There is a certain irony in the fact that it is the fate of Yugoslavia which is currently tearing the movement apart. The NAM first met in Yugoslavia in September 1961, in an atmosphere of moral self-congratulation. Its host was President Tito, a man much admired at the time for the creation of what was widely seen as a relatively benign and prosperous socialist society in which a variety of previously antagonistic peoples rubbed along. The movement's other founding father was Jawaharlal Nehru, the prime minister under whose guidance India had rejected the free market and was busily creating Fabian socialism on earth. India has paid a high price for centralised planning and bureaucratic control of its economy.

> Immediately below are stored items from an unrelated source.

+template <int NT, bool FAST_RCP, bool TO_LDS, class PROBE>
+__device__ __forceinline__ void attend_tiles(const float (&qf)[NT][8], const float (&kf)[NT][8], const float (&vf)[2][4 * NT],
+                                             int head, int L, int l15, int lq, const float* __restrict__ bias,
+                                             float* __restrict__ out, int64_t row0, int64_t tstride, PROBE& probe) {
+  f32x4 st[2][NT], bq[NT];
+  bias_quads<NT, false>(bq, head, L, l15, lq, bias, true, NT == 1);
+  score_tile<NT>(st[0], qf[0], kf);
+  LFDM_SCHED_FENCE();
+  probe.lap(1);
+#pragma unroll
+  for (int ti = 0; ti < NT; ++ti) {
+    f32x4 (&p)[NT] = st[ti & 1];
+    if (ti + 1 < NT) score_tile<NT>(st[(ti + 1) & 1], qf[ti + 1], kf);
+    const float inv = softmax_tile<NT, FAST_RCP>(p, bq, L, lq);
+#pragma unroll
+    for (int tj = 0; tj < NT; ++tj)
+#pragma unroll
+      for (int r = 0; r < 4; ++r) p[tj][r] = p[tj][r] * inv;
+    if (ti + 1 < NT) {
+#pragma unroll
+      for (int i = 0; i < 8 * NT; ++i) {
+        LFDM_SCHED_GROUP(LFDM_SG_MFMA, 1);
+        LFDM_SCHED_GROUP(LFDM_SG_VALU, 4);
+      }
+    }
+    probe.lap(2);
+    if (ti + 1 < NT) bias_quads<NT, false>(bq, head, L, (ti + 1) * 16 + l15, lq, bias, true, ti + 1 == NT - 1);
+    f32x4 o[2];
+    pv_tile<NT>(o, p, vf);
+#pragma unroll
+    for (int r = 0; r < 4; ++r) {
+      const int t = ti * 16 + lq * 4 + r;
+      if (ti < NT - 1 || t < L) store_token<TO_LDS>(o, r, t, head, l15, out, row0, tstride);
+    }
+    LFDM_SCHED_FENCE();
+    probe.lap(3);
+  }
+}
+
+template <int NT, bool FAST_RCP, bool PIPE = false, bool TO_LDS = false, class PROBE = NoProbe>
 __device__ __forceinline__ void attend_store(const float (&qf)[NT][8], const float (&kf)[NT][8], const float (&vf)[2][4 * NT],
                                              int head, int L, int l15, int lq, const float* __restrict__ bias, bool bias_vec,
-                                             float* __restrict__ out, int64_t row0, int64_t tstride, float* o_lds = nullptr) {
+                                             float* __restrict__ out, int64_t row0, int64_t tstride, PROBE&& probe = NoProbe{}) {
+  if (PIPE) return attend_tiles<NT, FAST_RCP, TO_LDS>(qf, kf, vf, head, L, l15, lq, bias, out, row0, tstride, probe);
   f32x4 st[NT][NT];
 #pragma unroll
-  for (int ti = 0; ti < NT; ++ti)
-#pragma unroll
-    for (int tj = 0; tj < NT; ++tj) {
-      f32x4 acc = {0.f, 0.f, 0.f, 0.f};
-#pragma unroll
-      for (int s = 0; s < 8; ++s) acc = mfma_16x16x4(kf[tj][s], qf[ti][s], acc);
-      st[ti][tj] = acc;
-    }
+  for (int ti = 0; ti < NT; ++ti) score_tile<NT>(st[ti], qf[ti], kf);
+  probe.lap(1);
 #pragma unroll
   for (int ti = 0; ti < NT; ++ti) {
     const float inv = softmax_tile<NT, FAST_RCP>(st[ti], head, L, ti * 16 + l15, lq, bias, bias_vec);
@@ -86,37 +184,18 @@
 #pragma unroll
       for (int r = 0; r < 4; ++r) st[ti][tj][r] = st[ti][tj][r] * inv;
   }
-
+  probe.lap(2);
 #pragma unroll
   for (int ti = 0; ti < NT; ++ti) {
     f32x4 o[2];
-    o[0] = (f32x4){0.f, 0.f, 0.f, 0.f};
-    o[1] = o[0];
-#pragma unroll
-    for (int tj = 0; tj < NT; ++tj)
-#pragma unroll
-      for (int r = 0; r < 4; ++r) {
-        o[0] = mfma_16x16x4(st[ti][tj][r], vf[0][4 * tj + r], o[0]);
-        o[1] = mfma_16x16x4(st[ti][tj][r], vf[1][4 * tj + r], o[1]);
-      }
+    pv_tile<NT>(o, st[ti], vf);
 #pragma unroll
     for (int r = 0; r < 4; ++r) {
       const int t = ti * 16 + lq * 4 + r;
-      if (t < L) {
-        if (o_lds) {
-#pragma unroll
-          for (int half = 0; half < 2; ++half) {
-            const int c = head * DH + 16 * half + l15;
-            o_lds[t * OUT_LD + ((((c >> 2) ^ (t & 15)) << 2) | (c & 3))] = o[half][r];
-          }
-        } else {
-          float* dst = out + (row0 + t * tstride) * OUT_LD + head * DH;
-          dst[l15] = o[0][r];
-          dst[16 + l15] = o[1][r];
-        }
-      }
-    }
-  }
+      if (t < L) store_token<TO_LDS>(o, r, t, head, l15, out, row0, tstride);
+    }
+  }
+  probe.lap(3);
 }
 
 __device__ __forceinline__ void ln_accum(const float4& v, float& s1, float& s2) {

The NAM's last conference, in 1989, was also held in post-Tito Belgrade. The reason was that both Nicaragua and Indonesia wanted to play host and had petulantly threatened to boycott the event if the other was given the prize. Belgrade '89 is remembered for the bizarre lavishness of the occasion - at least pounds 7m was spent on titivating hotels and guest houses, and Yugoslavia bought 750 Audi cars for the delegates. Libya's Muammar Gaddafi pitched a tent and from within its folds gave away dollars 1,000 bills to those whose views pleased him.

The Belgrade conference closed with what many delegates regarded as a controversial, even offensive, appeal from Yugoslavia: member states should, it was argued, pay greater attention to minorities, to human rights generally and to environmental questions. They should spend less on armaments. (In the Eighties non-aligned nations increased their arms expenditure in real terms by more than 30 per cent - a bigger increase than that of the developed nations.) Instead of heeding the Yugoslav call, delegates concentrated on asking the advanced nations to lift their burden of indebtedness.

Extortion rackets are at their least attractive when the demands of their organisers are couched in terms of moral superiority. Members of the NAM attempted to play the two sides in the Cold War off against each other while exploiting the rhetoric of peace, freedom and democracy. But most of their governments were dictatorial, corrupt, inefficient and, from time to time, aggressive. Many still are. Because the NAM stands for nothing positive it has not come to terms with such embarrassing realities.

The developing nations face grievous problems, not all of them of their own making. They need the goodwill and the enlightened self-interest of the advanced countries. Their case needs effective advocacy. The NAM has consistently failed to provide it.